Но дело Башкова нужно было заканчивать.
Я уже не опасалась, что он попытается скрыться. Зная размашистую натуру его, считала, что вряд ли он согласится жить как загнанный волк, озираясь и опасаясь каждого встречного. Но, кто знает, что вдруг может прийти ему в голову.
Словом, откладывать поездку было уже нельзя.
Я позвонила в «Бюро находок».
— Сколько? — спросила я Ковалева.
Он сразу понял.
— Восемьдесят тысяч рублей нашими и в иностранной валюте на семнадцать тысяч долларов.
— Только-то?
— Да, всего-навсего. Моя зарплата до самой пенсии, не более того. Что собираетесь делать?
— Ехать нужно к моему бухгалтеру.
— Может быть, вас отвезти?
— Не нужно. Доберусь автобусом.
— Не торопитесь — вижу?
— Как вам сказать… Пока время терпит.
— Подполковник Григорьев хотел бы вас видеть…
— Он у себя?
— Был у себя.
— Тогда немедленно иду к вам.
Ковалев встретил меня у дверей.
Видимо, о моем приходе уже знали и поглядывали на меня с любопытством.
Начальник Ковалева был худощав и быстроглаз. Ему было за пятьдесят, благородная седина уже как следует высеребрила когда-то темные волосы, подстриженные коротким ежиком.
Он вышел из-за стола мне навстречу.
— Смотри, каких полковник Приходько сотрудников себе набирает. У него еще такие есть?
— Не знаю, товарищ подполковник. Я у него недавно. Пока знакома только с его помощником.
— Это оруженосец-то его, Борис Борисович?
— Да, товарищ подполковник.
— А что вы все: «товарищ подполковник, товарищ подполковник!» Это ваш начальник к такой строгой субординации вас приучил?
— Нет, это еще со школы.
— Ах, со школы… Ну, школа — школой, а у меня от этой субординации иногда в ушах звенит. Да вы садитесь, садитесь! И не обращайте внимания, если я по комнате бегать буду. Привычка, знаете, такая, говорить и думать на ходу. Не пробовали?
— Нет, не пробовала.
— Ну, вы еще очень молоды. А мне, старику, для согревания извилин часто побегать хочется.

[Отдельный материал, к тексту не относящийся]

template <bool PZ, bool STZ = true, bool LO = false>
__global__ __launch_bounds__(E4_THREADS, 8 / E4_WAVES) void edge_transition4_flat_kernel(ET2Args a, int n_tiles, int n_wt) {
  constexpr int NCH = (LO ? E4X_STREAM_FR : E4_STREAM_FR) / E4_CFR;
  constexpr int LFW = LO ? 8 : 4;
  extern __shared__ __attribute__((aligned(16))) char smem[];
  const unsigned lds0 = (unsigned)(unsigned long)(__attribute__((address_space(3))) char*)smem;
  const unsigned vec = lds0 + E4_VOFF;
  const unsigned wbi = lds0 + E4_VOFF + E4_VEC_BYTES;
  const int wave = __builtin_amdgcn_readfirstlane(threadIdx.x >> 6);
  auto lane_id = [] {
    int l = __builtin_amdgcn_mbcnt_hi(~0u, __builtin_amdgcn_mbcnt_lo(~0u, 0u));
    asm volatile("" : "+v"(l));
    return l;
  };
  const int lane0 = lane_id(), tid0 = wave * 64 + lane0;
  const int N = a.N, NJ4 = N >> 2, M = a.B * N;
  const char* stream = (const char*)a.stream;
  int tile = blockIdx.x;
  if (tile >= n_tiles) return;
  E4_CLK_BEGIN;
#ifdef E4_PROF
  unsigned ph[8] = {0, 0, 0, 0, 0, 0, 0, 0}, tlast = (unsigned)__builtin_amdgcn_s_memtime();
  const unsigned long long span0 = __builtin_amdgcn_s_memrealtime();
#endif
  E4Tile tc = e4_tile_of(tile * E4_WAVES + wave, n_wt, N, NJ4);
  e4_request_z(a, tc, lane0, lds0 + E4_ZOFF + wave * 8192, M);
#pragma unroll
  for (int c = 0; c < E4_NSLOT - 1; ++c) e4_dma_chunk<E4_CHUNK>(stream + c * E4_CHUNK, lds0 + c * E4_CHUNK, tid0, wave);
  if (tid0 < (PZ ? 168 : 160)) {
    const float* src = tid0 < 96 ? a.b2 + 4 * tid0 : (tid0 < 128 ? a.gamma + 4 * (tid0 - 96) : (tid0 < 160 ? a.beta + 4 * (tid0 - 128) : a.bdz + 4 * (tid0 - 160)));
    fd_dma16(src, vec + (tid0 & ~63) * 16);
  }
  if (a.wb_img && tid0 < 128) fd_dma16((const char*)a.wb_img + tid0 * 16, wbi + (tid0 & ~63) * 16);
  if (tid0 < 4) *(__attribute__((address_space(3))) unsigned*)(unsigned long)(wbi + 2048 + tid0 * 4) = 0u;
  auto fold_ptr = [&](const E4Tile& t, int lane) {
    const unsigned fold_b1 = (unsigned)((const char*)a.b1_img - (const char*)a.a1_img);
    const unsigned ob = fold_b1 + (unsigned)((t.b0 * NJ4 + t.jt) * 16) * 512u, oa = (unsigned)(t.rt * 16) * 512u;
    return oa + (unsigned)(lane >> 5) * (ob - oa) + (lane & 31) * 16;
  };
  auto fold_ld = [&](unsigned off) { return fd_frag((const char*)a.a1_img + off); };
  unsigned fold_base = fold_ptr(tc, lane0);
  hx8 FA[12];
#pragma unroll
  for (int k = 0; k < 12; ++k) FA[k] = fold_ld(fold_base + k * 512);
  auto mask_of = [&](const E4Tile& t, int lane) {
    int row = 8 * t.rt + ((lane & 31) >> 2);
    if (row > M - 1) row = M - 1;
    return a.res_mask[row] * a.res_mask[(row / N) * N + 4 * t.jt + (lane & 3)];
  };
  if (tid0 < 8) *(__attribute__((address_space(3))) float*)(unsigned long)(lds0 + E4_BOFF + tid0 * 4) = (a.wb_img && tid0 < a.H) ? a.bb[tid0] : 0.f;
  float em_req = mask_of(tc, lane0);
  E4Epi E;
  E4EpiTmp X;
#define E4_EPI(k, emr) e4_epi<k, PZ, STZ, emr>(E, X, a, lane_id(), vec, wbi, lds0 + E4_SOFF + wave * 2048, M, lds0 + E4_DZ_LDS)
  fd_dma_wait();
  *(__attribute__((address_space(3))) float*)(unsigned long)(lds0 + E4_MOFF + tid0 * 4) = em_req;
  __syncthreads();
  E4_STAMP(0);
#pragma unroll 1
  for (;;) {
    const int lane = lane_id(), tid = wave * 64 + lane;
    const int p = lane & 31, half = lane >> 5;
    const unsigned zst = lds0 + E4_ZOFF + wave * 8192;
    const unsigned zrow = zst + p * 256;
    E4Flat F;
    F.stream = stream; F.lds0 = lds0; F.pa = lds0 + lane * 16; F.tid = tid; F.wave = wave;
    hx8 r[E4_DR];
#pragma unroll
    for (int m = 0; m < E4_DR - 1; ++m) r[m] = fd_frag(F.pa + e4_ring_off(m));
    hx8 H1[24], H2[24];
    {
      const hx8 SEL = e4_sel(lane, tc.ns);
      hx8 Zf[8];
#pragma unroll
      for (int s = 0; s < 8; ++s) Zf[s] = fd_frag(zrow + (((2 * s) ^ (half ^ (p & 15))) << 4));
      __builtin_amdgcn_sched_barrier(0);
#pragma unroll
      for (int T = 0; T < 12; ++T) {
        f32x16 acc;
#pragma unroll
        for (int q = 0; q < 16; ++q) acc[q] = 0.f;
        acc = fd_mfma32(FA[T], SEL, acc);
#pragma unroll
        for (int s = 0; s < 8; ++s) {
          const int f = 8 * T + s;
          if (f % E4_CFR == E4_CFR / 2) e4_point<NCH>(F, f / E4_CFR);
          E4_STEP(f, Zf[s], acc);
        }
        fd_hand_off(acc, H1[2 * T], H1[2 * T + 1]);
        __builtin_amdgcn_sched_barrier(0);
      }
    }
    E4_STAMP(1);
#pragma unroll
    for (int T = 0; T < 12; ++T) {
      f32x16 acc;
#pragma unroll
      for (int g = 0; g < 4; ++g) {
        const f32x4 bv = e4_ldsf4(vec + 4 * (32 * T + 8 * g + 4 * half));
#pragma unroll
        for (int q = 0; q < 4; ++q) acc[4 * g + q] = bv[q];
      }
#pragma unroll
      for (int s = 0; s < 24; ++s) {
        const int f = E4_L1_FR + 24 * T + s;
        if (f % E4_CFR == E4_CFR / 2) e4_point<NCH>(F, f / E4_CFR);
        E4_STEP(f, H1[s], acc);
      }
      fd_hand_off(acc, H2[2 * T], H2[2 * T + 1]);
      __builtin_amdgcn_sched_barrier(0);
      if (T < 4) {
        const int l3 = lane_id();
        const unsigned zrow3 = lds0 + E4_ZOFF + wave * 8192 + (l3 & 31) * 256 + 8 * (l3 >> 5), zsw = l3 & 15;
#pragma unroll
        for (int u = 0; u < 2; ++u) {
          u32x4 zw;
          const u32x2 z0 = *(e4_lds_w64)(unsigned long)(zrow3 + (((4 * T + 2 * u) ^ zsw) << 4));
          const u32x2 z1 = *(e4_lds_w64)(unsigned long)(zrow3 + (((4 * T + 2 * u + 1) ^ zsw) << 4));
          zw[0] = z0[0]; zw[1] = z0[1]; zw[2] = z1[0]; zw[3] = z1[1];
          H2[2 * T + u] = H2[2 * T + u] + __builtin_bit_cast(hx8, zw);
        }
      }
    }
    E4_STAMP(2);
    const int ntile = tile + gridDim.x;
    const bool has_next = ntile < n_tiles;
    const E4Tile tn = e4_tile_of((has_next ? ntile : tile) * E4_WAVES + wave, n_wt, N, NJ4);
#pragma unroll
    for (int t = 0; t < 4; ++t)
#pragma unroll
      for (int q = 0; q < 16; ++q) E.Y[t][q] = 0.f;
    hx8 FL[4];
#pragma unroll
    for (int s = 0; s < 24; ++s)
#pragma unroll
      for (int u = 0; u < LFW; ++u) {
        const int t = u & 3;
        const int f = E4_L1_FR + E4_L2_FR + LFW * s + u;
        if (f % E4_CFR == E4_CFR / 2) {
          e4_point<NCH>(F, f / E4_CFR);
          if (f / E4_CFR == E4_PT_Z) e4_request_z(a, tn, lane_id(), lds0 + E4_ZOFF + wave * 8192, M);
          if (f / E4_CFR == E4_PT_FL) {
            const unsigned fb = fold_ptr(tc, lane_id());
#pragma unroll
            for (int k = 0; k < 4; ++k) FL[k] = fold_ld(fb + (12 + k) * 512);
          }
        }
        E4_STEP(f, H2[s], E.Y[t]);
      }
    static_assert((E4_L1_FR + E4_L2_FR + 24 * LFW) / E4_CFR == NCH - (LO ? 4 : 2), "stream points behind the final layer");
    if constexpr (LO) {
      e4_point<NCH>(F, NCH - 4);
      e4_point<NCH>(F, NCH - 3);
    }
    e4_point<NCH>(F, NCH - 2);
    e4_point<NCH>(F, NCH - 1);
    {
      const hx8 SEL = e4_sel(lane, tc.ns);
#pragma unroll
      for (int t = 0; t < 4; ++t) E.Y[t] = fd_mfma32(FL[t], SEL, E.Y[t]);
    }
    E4_STAMP(3);
    fold_base = fold_ptr(tn, lane);
#pragma unroll
    for (int k = 0; k < 12; ++k) FA[k] = fold_ld(fold_base + k * 512);
    E.t = tc;
    em_req = mask_of(tn, lane);
    X.moff = lds0 + E4_MOFF + tid * 4;
    X.boff = lds0 + E4_BOFF;
    E4_EPI(0, true); E4_EPI(1, true); E4_EPI(2, true); E4_EPI(3, true); E4_EPI(4, true); E4_EPI(5, true); E4_EPI(6, true);
    E4_STAMP(4);
    if (!has_next) break;
    tile = ntile;
    tc = tn;
    e4_vm_wait(14);
    *(__attribute__((address_space(3))) float*)(unsigned long)(lds0 + E4_MOFF + tid * 4) = em_req;
    E4_STAMP(5);
  }
  fd_dma_wait();
  E4_CLK_END;
#ifdef E4_PROF
  if (tid0 == 0 && blockIdx.x < 256)
    for (int k = 0; k < 8; ++k) e4_prof[blockIdx.x * 8 + k] = ph[k];
  if (tid0 == 0 && blockIdx.x < 1024) {
    e4_span[blockIdx.x * 3] = span0;
    e4_span[blockIdx.x * 3 + 1] = __builtin_amdgcn_s_memrealtime();
    e4_span[blockIdx.x * 3 + 2] = 0;
  }
#endif
}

Стилем разговора Григорьев чем-то напомнил мне моего начальника. Может быть, сказывалось в этом отношение ко мне, молодой женщине, работающей в обстановке и условиях, которые они оба никак не могли признать подходящими для меня.
— Нравится вам у Приходько?
— Нравится.
— Вот-вот, знаю, что нравится. Он на всякие выдумки мастер. И всегда таинственность ценил. Как граф Монте-Кристо. Поэтому молодежь у него работать любит. Романтику в работе он умеет находить. Ведь наша служба, если по правде, только в кино занятная. А на самом деле от одних бумажек угореть можно. Пишешь их, пишешь. Протоколы, донесения, акты-отчеты… Правда, ведь?
— И такое, конечно, есть…,
— Тут мне Приходько по телефону про ваши успехи рассказывал. Что ж, победителей и сейчас не судят. Наше начальство тоже такого правила придерживается. Рисковал, получилось — ладно. Не получилось — пеняй на себя. Не так ли?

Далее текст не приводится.